*** Material provided ***

@@ -349,7 +349,7 @@
 
 namespace sship {
 
-struct HeadInfo { const i32 *head ; const i64 *reach_p ; const i32 *first ; bool gather ; } ;
+struct HeadInfo { const i32 *head_p, *head_v ; const i64 *reach_p ; const i32 *first ; bool gather ; } ;
 
 int build_host (cholmod_hip_plan *P) ;
 void schedule_dense (const std::vector<FrontD> &fr, const i32 *ids, int nf,
diff --git a/suitesparse_amd/csrc/hip/plan_build.hip b/suitesparse_amd/csrc/hip/plan_build.hip
--- a/suitesparse_amd/csrc/hip/plan_build.hip
+++ b/suitesparse_amd/csrc/hip/plan_build.hip
@@ -663,7 +663,7 @@
             schedule_dense (P->fr, ids, nf, S, P->flags, P->owner.data (), P->grp0.data (), P->grpn.data (),
                 P->rank, P->world, P->assign_cb.data (), P->win_off.data (), P->child.data (),
                 P->world == 1 && !P->force_shared,
-                P->head.empty () ? nullptr : &heads, P->crel.data (), &P->Ls) ;
+                P->head_v.empty () ? nullptr : &heads, P->crel.data (), &P->Ls) ;
             if (S.fz.size () == fz0) { schedule_extend_add (ids, nf, 1) ; continue ; }
             std::vector<char> fused (nf, 0) ;
             {
@@ -678,25 +678,100 @@
         }
     }
 
-    HeadInfo heads {nullptr, nullptr, nullptr, true} ;
+    HeadInfo heads {nullptr, nullptr, nullptr, nullptr, true} ;
+    static double stair_rate (int K)
+    {
+        static const int NA = 8, kk [NA] = {256, 512, 768, 1024, 1536, 2048, 3072, 4096} ;
+        static const double tf [NA] = {47.0, 62.4, 67.5, 66.9, 69.7, 69.5, 73.2, 73.4} ;
+        if (K <= kk [0]) return 1e12 * tf [0] ;
+        for (int q = 1 ; q < NA ; q++)
+            if (K <= kk [q]) return 1e12 * (tf [q - 1] + (tf [q] - tf [q - 1]) * (double) (K - kk [q - 1]) / (double) (kk [q] - kk [q - 1])) ;
+        return 1e12 * tf [NA - 1] ;
+    }
+    static void choose_stairs (const FrontD &f, const i32 *first, int OB, bool all_levels, std::vector<i32> &out)
+    {
+        auto tri = [] (double m) { return m * (m + 1) / 2 ; } ;
+        const int lim = std::min ((int) f.nscol, 3 * OB), nb = lim > 0 ? (lim - 1) / 256 : 0, W = OB / 256 ;
+        if (nb < 1) return ;
+        if (all_levels)
+        {
+            for (int i = 1 ; i <= nb ; i++)
+            {
+                const int H = 256 * i ;
+                bool leaves = false ;
+                for (int p = H ; p < f.nsrow && !leaves ; p++) leaves = first [p] >= H ;
+                if (!leaves) break ;
+                out.push_back (H) ;
+            }
+            return ;
+        }
+        std::vector<double> R (nb + 1, 0.0), best (nb + 1, 0.0) ;
+        std::vector<int> prev (nb + 1, -1) ;
+        for (int i = 1 ; i <= nb ; i++)
+        {
+            i64 r = 0 ;
+            for (int p = 256 * i ; p < f.nsrow ; p++) r += first [p] < 256 * i ;
+            R [i] = (double) r ;
+        }
+        auto tail = [&] (int H)
+        {
+            double t = 0 ;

***

◆ What is being asked ◆
Would you copy out exactly the lines above that start at the one containing "static const int" and end at the one containing "1 ; q < NA ; q++)", inclusive?

◆ Result of this exercise ◆
+        static const int NA = 8, kk [NA] = {256, 512, 768, 1024, 1536, 2048, 3072, 4096} ;
+        static const double tf [NA] = {47.0, 62.4, 67.5, 66.9, 69.7, 69.5, 73.2, 73.4} ;
+        if (K <= kk [0]) return 1e12 * tf [0] ;
+        for (int q = 1 ; q < NA ; q++)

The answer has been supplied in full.